Mary and Michael’s total contributions of $6.50 divided by our 4 customers is indeed $1.625.
OK, let’s make things a little more complicated. With this similar-but-different example, imagine we also store the customer’s surname. By coincidence, these are customers with some of the most popular names in the US, according to Ancestry, albeit muddled up a bit to make for a hopefully less confusing example in what follows.
Let’s imagine we’re trying to do the same thing as before – add explicit rows with $0 revenue for days the customer didn’t buy anything. But now we have a surname field to contend with, so perhaps:
data %>% complete(forename, surname, date, fill = list(revenue = 0))
Um no, this produces a long table with 48 rows. I’ll spare you scrolling through it all here, but here are the rows generated for the first day, January 1st, where in reality all customers purchased something.
The function has actually done what we asked, and generated one row for every combination of forename, surname and date. But this means a row where each individual forename is associated with each individual surname. James Garcia doesn’t exist here. James does, but his surname should always be Johnson, and only Johnson. We don’t want rows for James where has has been assigned Maria’s surname.
Fair enough. But we can still use the complete function to fix this example up. We just need to add the nesting function to it.
This function takes a set of variables, and will only allow production of rows where the combination of those variables already exists at least once in the data. In this case, whilst we do want rows for every customer and every date, we only want to generate combinations of forenames and surnames that already exist in the data. Other combinations aren’t actually real customers. But we do still want those combinations associated with every individual date in the dataset, so the date doesn’t need nesting.
data %>% complete(nesting(forename, surname), date, fill = list(revenue = 0))
Perfect! One row for every customer for every date, but no rows for jumbled up names of customers who don’t actually exist.

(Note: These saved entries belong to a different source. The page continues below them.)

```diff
+                    a[nt][pl] = *reinterpret_cast<const bf16x8*>(As[buf] + ((size_t)((pl * 2 + half) * CC + (cw - c0) + 32 * nt + l31)) * 16);
+            __builtin_amdgcn_sched_barrier(0);
+#pragma unroll
+            for (int nt = 0; nt < 4; ++nt)
+#pragma unroll
+                for (int u = 0; u < 6; ++u)
+                    acc[nt] = __builtin_amdgcn_mfma_f32_32x32x16_bf16(a[nt][DAWN_SPLIT6_A[u]], qb[j][DAWN_SPLIT6_B[u]], acc[nt], 0, 0, 0);
+            const float sink = (acc[0][15] + acc[1][15]) + (acc[2][15] + acc[3][15]);
+            asm volatile("" :: "v"(sink));
+            __builtin_amdgcn_sched_barrier(0);
+            asm volatile("s_waitcnt vmcnt(%0)" ::"n"((AHEAD - 1) * NV) : "memory");
+            __builtin_amdgcn_s_barrier();
+            buf = buf + 1 == NB ? 0 : buf + 1;
+        }
+    }
+    asm volatile("s_waitcnt vmcnt(0)" ::: "memory");
+    if (active) {
+        const float* xrow = x + row * C;
+        float* orow = out + row * C;
+#pragma unroll
+        for (int np = 0; np < 4; np += 2) {
+            f32x4 xres[2][4];
+#pragma unroll
+            for (int nt = 0; nt < 2; ++nt)
+#pragma unroll
+                for (int g = 0; g < 4; ++g) xres[nt][g] = *reinterpret_cast<const f32x4*>(xrow + cw + 32 * (np + nt) + 8 * g + 4 * half);
+#pragma unroll
+            for (int nt = 0; nt < 2; ++nt)
+#pragma unroll
+                for (int g = 0; g < 4; ++g) {
+                    const int ch = cw + 32 * (np + nt) + 8 * g + 4 * half;
+                    const f32x4 b4 = *reinterpret_cast<const f32x4*>(bias + ch);
+                    const f32x4 o = {acc[np + nt][4 * g], acc[np + nt][4 * g + 1], acc[np + nt][4 * g + 2], acc[np + nt][4 * g + 3]};
+                    *reinterpret_cast<f32x4*>(orow + ch) = o + b4 + xres[nt][g];
+                }
         }
     }
 }
@@ -194,6 +348,28 @@
     DAWN_LAUNCH_CHECK();
     return 0;
 }
+extern "C" long dawn_sla_out_ws_floats(int F, int HW, int C) {
+    if (F <= 0 || F > 65535 || HW <= 0 || HW % 32 != 0 || (C != 128 && C != 256 && C != 512)) return 0;
+    return (long)F * (HEADS * DH * DH + FOLD_FLOATS_PER_FRAME_AND_CHANNEL * C);
+}
+extern "C" int dawn_sla_out_pays(int HW, int C) { return HW >= 2 * C; }
+extern "C" int dawn_sla_out(const float* qkv, int F, int HW, int C, const float* wout, const float* bias, const float* x, float* ws,
+                            float* out, void* stream) {
+    if (dawn_sla_out_ws_floats(F, HW, C) == 0) return 1;
+    if (!qkv || !wout || !bias || !x || !ws || !out) return dawn_set_error_msg(-41, "dawn_sla_out: null argument");
+    hipStream_t s = (hipStream_t)stream;
+    float* ctx = ws;
+    unsigned char* Mp = reinterpret_cast<unsigned char*>(ws + (size_t)F * HEADS * DH * DH);
+    hipLaunchKernelGGL(sla_context_kernel, dim3(F), dim3(512), 0, s, qkv, HW, ctx);
+    DAWN_LAUNCH_CHECK();
+    hipLaunchKernelGGL(sla_fold_kernel, dim3(HEADS, F), dim3(256), 0, s, ctx, wout, C, Mp);
+    DAWN_LAUNCH_CHECK();
+    const int ntiles = HW / 32;
+    if (C == 128) hipLaunchKernelGGL(sla_out_apply_kernel<1>, dim3(dawn_cdiv(ntiles, 4), F, 1), dim3(256), 0, s, qkv, Mp, bias, x, HW, C, out);
+    else hipLaunchKernelGGL(sla_out_apply_kernel<2>, dim3(dawn_cdiv(ntiles, 2), F, C / 256), dim3(256), 0, s, qkv, Mp, bias, x, HW, C, out);
+    DAWN_LAUNCH_CHECK();
+    return 0;
+}
 extern "C" int dawn_frame_attn(const float* qkv, int F, int N, float* out, void* stream) {
     if (N > 256) return dawn_set_error_msg(-40, "dawn_frame_attn: more than 256 tokens per frame not supported");
     const size_t lds = (size_t)N * DH * 2 * sizeof(float);
diff --git a/dawn-pytorch_amd/ctx.py b/dawn-pytorch_amd/ctx.py
--- a/dawn-pytorch_amd/ctx.py
+++ b/dawn-pytorch_amd/ctx.py
@@ -215,6 +215,8 @@
             self.set_option(OPT_UP_BORDER, P.up_border)
         if os.environ.get("DAWN_FOLD_HEADS", "1") == "0":
             self.set_option(OPT_FOLD_HEADS, 0)
+        if os.environ.get("DAWN_FOLD_ATTN_OUT", "1") == "0":
+            self.set_fold_attn_out(False)
 
     def set_option(self, option: int, value: int) -> None:
         check(self.L.dawn_ctx_set_option(self.h, option, int(value)), "dawn_ctx_set_option")
@@ -222,6 +224,10 @@
             self._policy = int(value)
         if option != OPT_PROFILE:
             self._need.clear()
+
+    def set_fold_attn_out(self, on: bool) -> None:
+        check(self.L.dawn_ctx_set_fold_attn_out(self.h, int(bool(on))), "dawn_ctx_set_fold_attn_out")
+        self._need.clear()
 
     def workspace(self, F: int, h: int, w: int, shard: Optional[ShardCallbacks] = None, guided: bool = False) -> Tensor:
         key = (F, h, w, self._policy, None if shard is None else (shard.rank, shard.world))
diff --git a/dawn-pytorch_amd/ops.py b/dawn-pytorch_amd/ops.py
--- a/dawn-pytorch_amd/ops.py
+++ b/dawn-pytorch_amd/ops.py
@@ -45,6 +45,7 @@
         self.sk_ws = None
         self.fuse_h1 = True
         self.fold_heads = os.environ.get("DAWN_FOLD_HEADS", "1") != "0"
+        self.fold_attn_out = os.environ.get("DAWN_FOLD_ATTN_OUT", "1") != "0"
         self._sel_ws = {}
         self._tickets = {}
         self.fuse_gn = True
@@ -73,6 +74,7 @@
         o.sk_ws = self.sk_ws
         o.fuse_h1 = self.fuse_h1
         o.fold_heads = self.fold_heads
+        o.fold_attn_out = self.fold_attn_out
         o._sel_ws = self._sel_ws
         o._tickets = self._tickets
         o.fuse_gn = self.fuse_gn
@@ -407,6 +409,25 @@
         check(self.L.dawn_sla_apply(_p(qkv), _p(ctx), F, HW, _p(out), s), "dawn_sla_apply")
         return out
 
+    def sla_out_pays(self, HW: int, C: int) -> bool:
+        return bool(self.L.dawn_sla_out_pays(HW, C))
+
+    def sla_out(self, qkv: Tensor, F: int, HW: int, x: Tensor, wout: Tensor, bias: Tensor, out: Optional[Tensor] = None) -> Optional[Tensor]:
+        C = x.shape[1]
+        _need(qkv.is_contiguous() and qkv.shape == (F * HW, 768) and x.is_contiguous() and x.shape == (F * HW, C),
+              "sla_out: qkv contiguous (F * HW, 768), x contiguous (F * HW, C)")
+        n = self.L.dawn_sla_out_ws_floats(F, HW, C)
+        if n == 0:
+            return None
+        _need(wout.is_contiguous() and wout.numel() == 256 * C and bias is not None and bias.numel() == C, "sla_out: wout (64, C, 4), bias (C,)")
+        self._require(qkv, x, wout, bias, out)
+        ws = self.empty(n, like=qkv)
+        if out is None:
+            out = self.empty(F * HW, C, like=x)
+        _need(out.is_contiguous() and out.shape == (F * HW, C), "sla_out: out.is_contiguous() and out.shape == (F * HW, C)")
+        check(self.L.dawn_sla_out(_p(qkv), F, HW, C, _p(wout), _p(bias), _p(x), _p(ws), _p(out), self._stream()), "dawn_sla_out")
+        return out
+
     def sla_layer_c64(self, x: Tensor, F: int, HW: int, wqkv: Tensor, wout: Tensor, bias: Tensor,
                       eps: float = 1e-5, wqkv_bf3: Optional[Tensor] = None, out: Optional[Tensor] = None) -> Tensor:
         _need(x.is_contiguous() and x.shape == (F * HW, 64), "sla_layer_c64: x.is_contiguous() and x.shape == (F * HW, 64)")
diff --git a/dawn-pytorch_amd/unet_forward.py b/dawn-pytorch_amd/unet_forward.py
--- a/dawn-pytorch_amd/unet_forward.py
+++ b/dawn-pytorch_amd/unet_forward.py
@@ -286,10 +286,14 @@
 FRAME_CHUNK = 256
 
 
-def _per_frame_attention(ops, a: PackedAttn, x: Tensor, F: int, H: int, W: int, out: Optional[Tensor], core, bias) -> Tensor:
+def _per_frame_attention(ops, a: PackedAttn, x: Tensor, F: int, H: int, W: int, out: Optional[Tensor], core, bias, core_out=None) -> Tensor:
     HW = H * W
     if F <= LONG_CLIP_FRAMES:
         qkv = _ln_gemm(ops, x, None, a.wqkv, 768, a.wqkv_s, F=F, Hi=H, Wi=W)
+        if core_out is not None and hasattr(ops, core_out) and getattr(ops, "fold_attn_out", True) and getattr(ops, core_out + "_pays")(HW, a.C):
+            y = getattr(ops, core_out)(qkv, F, HW, x, a.wout, bias, out=out)
+            if y is not None:
+                return y
         o = core(qkv, F, HW)
         del qkv
         return ops.conv_gemm(o, a.wout, a.C, bias=bias, res=x, F=F, Hi=H, Wi=W, w_bf3=a.wout_s, out=out)
@@ -307,7 +311,7 @@
 def _spatial_linear(ops, a: PackedAttn, x: Tensor, F: int, H: int, W: int, out: Optional[Tensor] = None) -> Tensor:
     if a.C == 64:
         return ops.sla_layer_c64(x, F, H * W, a.wqkv, a.wout, a.bout, wqkv_bf3=a.wqkv_s, out=out)
-    return _per_frame_attention(ops, a, x, F, H, W, out, ops.sla, a.bout)
+    return _per_frame_attention(ops, a, x, F, H, W, out, ops.sla, a.bout, core_out="sla_out")
 
 
 def _mid_spatial(ops, a: PackedAttn, x: Tensor, F: int, H: int, W: int, out: Optional[Tensor] = None) -> Tensor:
diff --git a/include/dawn_hip.h b/include/dawn_hip.h
--- a/include/dawn_hip.h
+++ b/include/dawn_hip.h
@@ -159,6 +159,11 @@
 int dawn_sla_context(const float* qkv, int F, int HW, float* ctx, void* stream);
 int dawn_sla_apply(const float* qkv, const float* ctx, int F, int HW, float* out, void* stream);
 
+long dawn_sla_out_ws_floats(int F, int HW, int C);
+int dawn_sla_out_pays(int HW, int C);
+int dawn_sla_out(const float* qkv, int F, int HW, int C, const float* wout, const float* bias, const float* x, float* ws, float* out,
+                 void* stream);
+
 long dawn_sla_ws_floats(int F, int HW, int split);
 int dawn_sla_layer_c64(const float* x, int F, int HW, const float* wqkv, const void* wqkv_bf3, const float* wout,
                        const float* bias, float eps, float* M_ws, float* out, void* stream);
@@ -262,6 +267,7 @@
 enum { DAWN_OPT_CONV_POLICY = 1, DAWN_OPT_TEMPORAL_FLAGS = 2, DAWN_OPT_OVERLAP = 3, DAWN_OPT_PROFILE = 4, DAWN_OPT_LONG_CLIP_FRAMES = 5,
        DAWN_OPT_UP_BORDER = 6, DAWN_OPT_FOLD_HEADS = 7 };
 int dawn_ctx_set_option(dawn_ctx* ctx, int option, int value);
+int dawn_ctx_set_fold_attn_out(dawn_ctx* ctx, int on);
 size_t dawn_clip_bytes(dawn_ctx* ctx, int F, int h, int w);
 size_t dawn_workspace_bytes(dawn_ctx* ctx, int F, int h, int w);
 int dawn_clip_prepare(dawn_ctx* ctx, int F, int h, int w, const float* fea272, const float* cond, int ld_cond,
```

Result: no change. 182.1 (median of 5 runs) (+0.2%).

One last trick: what if you want to generate rows for data that doesn’t actually exist anywhere in the table as it stands?
One common scenario for this might be for time series data. Imagine if in our example above, we’ve actually been trading for 7 days, January 1st to January 7th 2021. But our store was really unpopular, and so after the first three days, no-one ever came back.
How much did revenue did we make per day per customer over the whole 7 day period the store was open for? We can’t just do:
data %>% complete(nesting(forename, surname), date, fill = list(revenue = 0)) %>% summarise(avg_revenue = mean(revenue))
…because, as we saw in the table above, we’re only averaging rows that correspond to data from January 1st to 3rd. January the 4th through 7th didn’t feature at all in the dataset, so the complete function doesn’t generate rows for them.
But we can get around that by passing in the sequence of data we want using in our completion operation, originating outside of the dataframe we’re applying it to itself. For example, given that:
seq(as.Date("2021-01-01"), as.Date("2021-01-07"), by = "day")
produces a daily sequence of dates from 2021-01-01 through to 2021-01-07 inclusive, we can replace the “date” in the original dataset above with the sequence generated by seq() instead:
data %>% complete(nesting(forename, surname), date = seq(as.Date("2021-01-01"), as.Date("2021-01-07"), by = "day"), fill = list(revenue = 0))
This gives the following result, although I’ll just show the first 14 rows for brevity:
…where we see one row for every forename-surname combo that existed in the original dataframe, but for all dates generated by the seq command.
We can then use the results of that to perform a simple average over the whole dataset:
complete_data_7_days %>% summarise(avg_revenue = mean(revenue))
in order to see the sad fact that our less-than-impressive store made an average of $1.14 per customer per day for the seven days it was open.